É nesse encontro de memórias que sua obra ganha uma dimensão política, porque o confronto entre a memória pessoal e a coletiva dá o que pensar a respeito de temas como a dominação de classes, o aborto ou a condição social da mulher, dentre outros que ela discute na sua obra. Nesse sentido, a atribuição do prêmio a Anni Ernaux tem uma dimensão política importante. Inclusive porque, embora a França seja o país com o maior número de prêmios Nobel de literatura (16, com este), Ernaux foi a primeira mulher a recebe-lo. Antes dela, o último francês a receber o prêmio foi Patrick Modiano, em 2009.

Ernaux examina, com seus livros, temas complexos, como a vergonha, o ciúme, a inveja, a humilhação. A Academia Sueca também escreveu, na sua justificava da premiação, que Ernaux seria “mais uma etnóloga dela mesma que uma autora de ficção”.

Um exemplo disso é o romance “Les Années”, no qual ela parte de suas memórias pessoais e, aos poucos, por meio de referências e citações decanções, programas de televisão, filmes e debates, vai trançando uma memória coletiva, a memória de uma geração que nasceu durante a guerra e foi marcada pelos existencialismo dos anos 50 e pela liberdade sexual dos anos 60.

Seus livros são bastante acessíveis e costumam ser um sucesso de vendas. Muitos deles venderam mais de 500 mil exemplares e, mais recentemente, ela se tornou um personagem hiper midiatizado, na França, em função da adaptação para o cinam de seus livros “L’Événement” e “Passion Simple”, o primeiro premiado com o Leão de Ouro do Festival de Cinema de Veneza e também com o Prêmio Lumières.

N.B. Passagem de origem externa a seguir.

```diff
+            p1 = ld4(E + SE_POS3D + j * 64 + q0);
+            if (to_rays) p2 = ld4(E + SE_POS3D + j * 64 + SD + q0);
+        } else {
+            const float4 lbv[2] = {lb, lb2};
+            float o[2][4];
+#pragma unroll
+            for (int h = 0; h < 2; ++h) {
+                const float bq[4] = {lbv[h].x, lbv[h].y, lbv[h].z, lbv[h].w};
+#pragma unroll
+                for (int q = 0; q < 4; ++q) {
+                    const float* w = h ? wl2[q] : wl[q];
+                    o[h][q] = (fmaf(w[0], nx, bq[q]) + w[1] * ny) + w[2] * nz;
+                }
+            }
+            p1 = float4{o[0][0], o[0][1], o[0][2], o[0][3]};
+            if (to_rays) p2 = float4{o[1][0], o[1][1], o[1][2], o[1][3]};
+        }
+        const float swq[4] = {sw.x, sw.y, sw.z, sw.w}, sbq[4] = {sb.x, sb.y, sb.z, sb.w};
+        const float fwq[4] = {fw.x, fw.y, fw.z, fw.w}, fbq[4] = {fb.x, fb.y, fb.z, fb.w};
+        const float p1q[4] = {p1.x, p1.y, p1.z, p1.w}, p2q[4] = {p2.x, p2.y, p2.z, p2.w};
+        const float rbq[4] = {rb.x, rb.y, rb.z, rb.w};
+        float t[4], re[4];
+#pragma unroll
+        for (int q = 0; q < 4; ++q) {
+            float y = fmaf(m[q] * rstd, swq[q], sbq[q]);
+            if (cfpt) y = y + fmaf(fwq[q], conf, fbq[q]);
+            t[q] = y + p1q[q];
+            re[q] = fmaf(wr[q][2], dz, fmaf(wr[q][1], dy, fmaf(wr[q][0], dx, rbq[q])));
+        }
+        float* orow = p.xs + ((size_t)b * p.V + view) * Df;
+        float* o1 = orow + j * cw;
+        st4(o1 + q0, float4{t[0], t[1], t[2], t[3]});
+        if (to_rays) st4(o1 + SD + q0, float4{re[0] + p2q[0], re[1] + p2q[1], re[2] + p2q[2], re[3] + p2q[3]});
+        else if (ray_tok) st4(orow + (SJ + j) * SD + q0, float4{re[0], re[1], re[2], re[3]});
+    }
+}
+
+}
```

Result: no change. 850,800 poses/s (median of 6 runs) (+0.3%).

Sua linguagem é cristalina, apesar da complexidade dos temas e da profundidade psicológica dos personagens. Alguns dizem que seu estilo é “clínico”, quase, de fato a linguagem científica de um etnólogo, liberada de todo lirismo. Uma « écriture plate », como dizem.

Adeus a Javier Marías

Morreu ontem, domingo em Madri, o escritor Javier Marías. Tinha 70 anos e foi um dos grandes autores contemporâneos em língua espanhola. Uma pneumonia o deixara em coma há cerca de 30 dias. Sua prosa era introspectiva e digressiva e heterodoxa. Um exercício de compreensão do mundo.

Imagem de divulgação.

Marías nasceu em Madri, em 1951, e cresceu cercado pela literatura e começou a escrever ao 11 anos, para, segundo ele mesmo disse, “continuar a ler aquilo de que gosto”. Sua mãe, Dolores Franco, era escritora e tradutora. Seu pai, o filósofo Julián Marías Aguilera. A ele o escritor dedicou seu romance – em três volumes – O Teu Rosto Amanhã. Teve tios que foram humanistas respeitados: Miguel (crítico de cinema e diretor da Filmoteca Nacional espanhola), Fernando (historiador da arte, especialista internacional na obra de El Greco) e Álvaro (flautista clássico). Na sua infância residiu com a família nos Estados Unidos (o pai havia sido proibido de lecionar na Espanha franquista), numa casa que pertencia a Jorge Guillén, e teve por vizinho Vladímir Nabokov.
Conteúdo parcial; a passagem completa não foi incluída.